# Exercise goal:
Across all the records below, how many lines contain "fast"? Respond with only the number.

# Materials provided:
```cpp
constexpr uint32_t BUF_ABSENT = 0x80000000u;
constexpr uint32_t BUF_LIMIT = 0x7fff0000u;
typedef int i32x4_t __attribute__((ext_vector_type(4)));
typedef int i32x3_t __attribute__((ext_vector_type(3)));
typedef int i32x2_t __attribute__((ext_vector_type(2)));
template <int N>
__device__ __forceinline__ auto buffer_load_floats(__amdgpu_buffer_rsrc_t rsrc, uint32_t voffset, uint32_t soffset) {
  typedef float vec_t __attribute__((ext_vector_type(N)));
  if constexpr (N == 1) {
    vec_t r;
    r[0] = __builtin_bit_cast(float, __builtin_amdgcn_raw_buffer_load_b32(rsrc, voffset, soffset, 0));
    return r;
  } else if constexpr (N == 2) {
    return __builtin_bit_cast(vec_t, __builtin_amdgcn_raw_buffer_load_b64(rsrc, voffset, soffset, 0));
  } else if constexpr (N == 3) {
    return __builtin_bit_cast(vec_t, __builtin_amdgcn_raw_buffer_load_b96(rsrc, voffset, soffset, 0));
  } else {
    static_assert(N == 4, "1..4 floats per load");
    return __builtin_bit_cast(vec_t, __builtin_amdgcn_raw_buffer_load_b128(rsrc, voffset, soffset, 0));
  }
}

template <int MR>
__device__ __forceinline__ void load_perm_rows(const ConvParams& p, const int64_t rows0, const int lq, int (&o)[MR][4]) {
#pragma unroll
  for (int s = 0; s < MR; ++s) {
    const int64_t r = rows0 + s * 16 + lq * 4;
    if (p.perm) {
      const int4 o4 = *(const int4*)(p.perm + r);
      o[s][0] = o4.x;
      o[s][1] = o4.y;
      o[s][2] = o4.z;
      o[s][3] = o4.w;
    } else {
#pragma unroll
      for (int reg = 0; reg < 4; ++reg) o[s][reg] = (r + reg < p.V_out) ? (int)(r + reg) : -1;
    }
  }
}

template <int MR, int NT, bool PRELOADED = false>
__device__ __forceinline__ void epilogue_buffered(const ConvParams& p, const f32x4 (&acc)[MR][NT], const int64_t rows0,
                                                  const int lq, const int col0, const int (*o_pre)[4] = nullptr) {
  typedef float yvec_t __attribute__((ext_vector_type(NT)));
  const __amdgpu_buffer_rsrc_t rsrc_out = __builtin_amdgcn_make_buffer_rsrc((void*)p.out, 0, (int)p.out_bytes, 0x00020000);
  const __amdgpu_buffer_rsrc_t rsrc_res =
      __builtin_amdgcn_make_buffer_rsrc((void*)p.residual, 0, p.residual ? (int)p.res_bytes : 0, 0x00020000);
  int o[MR][4];
// ... 66 lines not shown
```

### markerless-robot-camera-calibration_amd/csrc/sv_conv_special.hip

```cpp
#include <stdio.h>
#include <stdlib.h>
#include <algorithm>
#include <vector>

#include "sv_conv_params.h"

namespace sv {

constexpr int NARROW_ROWS = 64;
template <int C>
__global__ __launch_bounds__(256) void linear_narrow_kernel(ConvParams p) {
  constexpr int ROWS = NARROW_ROWS, COLS = 32, SW = COLS + 1, LPT = ROWS / 32;
  __shared__ float tile[2][ROWS * SW];
  const int tid = threadIdx.x;
  const int64_t row0 = (int64_t)blockIdx.x * ROWS;
  const int Cin = p.Cin;
  const int lr = tid >> 3, lc = (tid & 7) * 4;
  float4 ra[LPT];
  auto load = [&](int c0) {
#pragma unroll
    for (int i = 0; i < LPT; ++i) {
      const int64_t r = row0 + lr + 32 * i;
      const int c = c0 + lc;
      const bool ok = r < p.V_out && c < Cin;
      const float4 v = *(const float4*)(p.in + (ok ? r * p.in_ld + c : 0));
      ra[i] = ok ? v : make_float4(0.f, 0.f, 0.f, 0.f);
    }
  };
  auto store = [&](float* dst) {
#pragma unroll
    for (int i = 0; i < LPT; ++i) {
      float* d = dst + (lr + 32 * i) * SW + lc;
      d[0] = ra[i].x;
      d[1] = ra[i].y;
      d[2] = ra[i].z;
      d[3] = ra[i].w;
    }
  };
  float acc[C];
#pragma unroll
  for (int j = 0; j < C; ++j) acc[j] = 0.0f;
  load(0);
  store(tile[0]);
  __syncthreads();
  int buf = 0;
  for (int c0 = 0; c0 < Cin; c0 += COLS) {
    const bool more = c0 + COLS < Cin;
    if (more) load(c0 + COLS);
    if (tid < ROWS) {
      const float* x = tile[buf] + tid * SW;
      const float* w = p.W + (int64_t)c0 * p.Cout;
      const int nc = min(COLS, Cin - c0);
#pragma unroll 8
      for (int c = 0; c < nc; ++c) {
// ... 359 lines not shown
    SV_HIP(hipGetDeviceProperties(&prop, dev));
    n_cu = prop.multiProcessorCount > 0 ? prop.multiProcessorCount : 256;
    SV_HIP(hipFuncSetAttribute((const void*)conv_thin_lds_kernel<32, 32, D, WAVES>, hipFuncAttributeMaxDynamicSharedMemorySize,
                               (int)(((size_t)27 * 32 * 32 + (size_t)WAVES * (32 * 16)) * sizeof(float))));
    attr_set = true;
  }
  const int n_sub = (int)(p.Vpad / 16);
  const int grid = n_sub < n_cu ? n_sub : n_cu;
  static const bool trace = getenv("SV_THIN_TRACE") != nullptr;
  ConvParams q = p;
  q.trace = nullptr;
  if (trace) {
    SV_HIP(hipMalloc((void**)&q.trace, (size_t)grid * WAVES * 12 * sizeof(unsigned long long)));
    SV_HIP(hipMemsetAsync(q.trace, 0, (size_t)grid * WAVES * 12 * sizeof(unsigned long long), stream));
  }
  hipLaunchKernelGGL((conv_thin_lds_kernel<32, 32, D, WAVES>), dim3((unsigned)grid), dim3(WAVES * 64), lds, stream, q, n_sub);
  note_instance("conv_thin_lds_kernel<32, 32>|fast=1,ring=0,full=1");
  SV_LAUNCH_CHECK();
  if (trace) {
    std::vector<unsigned long long> h((size_t)grid * WAVES * 12);
    SV_HIP(hipStreamSynchronize(stream));
    SV_HIP(hipMemcpy(h.data(), q.trace, h.size() * sizeof(unsigned long long), hipMemcpyDeviceToHost));
    SV_HIP(hipFree(q.trace));
    std::vector<double> stage, table, loop, store, life, per_off, it01, it12, pre;
    for (size_t w = 0; w < (size_t)grid * WAVES; ++w) {
      const unsigned long long* o = &h[w * 12];
      if (!o[0]) continue;
      if (o[8] && o[9] && o[10]) {
        pre.push_back((double)(o[8] - o[2]));
        it01.push_back((double)(o[9] - o[8]));
        it12.push_back((double)(o[10] - o[9]));
      }
      stage.push_back((double)(o[1] - o[0]));
      life.push_back((double)(o[5] - o[0]));
      if (o[6]) {
        table.push_back((double)(o[2] - o[1]));
        loop.push_back((double)(o[3] - o[2]));
        store.push_back((double)(o[4] - o[3]));
        if (o[7]) per_off.push_back((double)(o[3] - o[2]) / (double)o[7]);
      }
    }
    auto med = [](std::vector<double>& v) {
      if (v.empty()) return 0.0;
      std::sort(v.begin(), v.end());
      return v[v.size() / 2];
    };
    fprintf(stderr, "[thin trace] K=%d n_sub=%d grid=%d | median cycles: weights staged %.0f, first tile: table %.0f, loop %.0f "
            "(%.0f per offset; table staged -> loop %.0f, first 4 offsets %.0f, next 4 %.0f), store %.0f, wave life %.0f\n", p.K, n_sub,
            grid, med(stage), med(table), med(loop), med(per_off), med(pre), med(it01), med(it12), med(store), med(life));
  }
  return SV_OK;
}

int launch_conv_thin(const ConvParams& p, hipStream_t stream, bool alone) {
  if (alone && p.K <= 27 && (((uintptr_t)p.W) & 15) == 0) return launch_conv_thin_lds(p, stream);
  hipLaunchKernelGGL((conv_thin_kernel<32, 32, 1, 4>), dim3((unsigned)(p.Vpad / 64)), dim3(256), 0, stream, p);
  note_instance("conv_thin_kernel<32, 32>|fast=1,ring=0,full=1");
  SV_LAUNCH_CHECK();
  return SV_OK;
}

template <int CIN, int COUT, int SPLIT>
__global__ __launch_bounds__(256) void conv_first_layer_kernel(ConvParams p) {
  constexpr int CT = COUT / SPLIT;
  constexpr int KMAX = 27;
  const int tid = threadIdx.x;
  const int K = p.K;
  const int j0 = (int)blockIdx.y * CT;
  const float* __restrict__ w_s = p.W + j0;
  const int64_t r = (int64_t)blockIdx.x * 256 + tid;
  const bool in_range = r < p.Vpad;
  const int64_t o = in_range ? (int64_t)p.perm[r] : -1;
  float acc[CT];
#pragma unroll
  for (int j = 0; j < CT; ++j) acc[j] = 0.0f;
  int n[KMAX];
#pragma unroll
  for (int k = 0; k < KMAX; ++k) n[k] = (o >= 0 && k < K) ? p.nbr_s[(int64_t)k * p.Vpad + r] : -1;
  constexpr int G = 9;
#pragma unroll
  for (int k0 = 0; k0 < KMAX; k0 += G) {
    float x[G][CIN];
#pragma unroll
    for (int g = 0; g < G; ++g) {
      const float* src = p.in + (n[k0 + g] >= 0 ? (int64_t)n[k0 + g] * p.in_ld : 0);
#pragma unroll
      for (int c = 0; c < CIN; ++c) x[g][c] = src[c];
    }
#pragma unroll
    for (int g = 0; g < G; ++g) {
      const bool has = n[k0 + g] >= 0;
      if (__ballot(has) == 0ull) continue;
      const float* w = w_s + (k0 + g) * CIN * COUT;
      if (has) {
#pragma unroll
        for (int c = 0; c < CIN; ++c) {
#pragma unroll
          for (int j = 0; j < CT; ++j) acc[j] = __builtin_fmaf(x[g][c], w[c * COUT + j], acc[j]);
        }
      }
    }
  }
  if (o < 0) return;
  float* dst = p.out + o * p.out_ld + j0;
#pragma unroll
  for (int j = 0; j < CT; ++j) {
    float v = acc[j];
    if (p.scale)
// ... 51 lines not shown
```

### markerless-robot-camera-calibration_amd/nn.py

```python
import math
from ctypes import c_float, c_int, c_int64, c_size_t

import numpy as np
import torch
import torch.nn as nn

from . import _lib, profiling
from ._lib import SV_ACT_LEAKY_RELU, SV_ACT_NONE, SV_ACT_RELU, call, ptr, stream_ptr
from .sparse import SparseTensor, SplitPlan

KERNEL_OFFSET_PERMUTATION = None

import os as _os


def _parse_split_rules(text):
    rules = []
    for part in text.split(";"):
        if part.strip():
            rows, _, cuts = part.partition(":")
            cuts = tuple(int(v) for v in cuts.split(",") if v)
            rules.append((int(rows), cuts[0] if len(cuts) == 1 else cuts))
    return sorted(rules, key=lambda r: -r[0])


SPLIT_RULES = _parse_split_rules(_os.environ.get("MRCC_SPLIT_RULES", "20000:9,18"))
SPLIT_MIN_CHANNELS = int(_os.environ.get("MRCC_SPLIT_MIN_CHANNELS", "128"))


SPLIT_RULES_ONE_FRAME = _parse_split_rules(_os.environ.get("MRCC_SPLIT_RULES_ONE_FRAME", "50000:9,18"))


def split_points_for(rows):
    for min_rows, cuts in SPLIT_RULES:
        if rows >= min_rows:
            return cuts
    return None
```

# Answer box:
2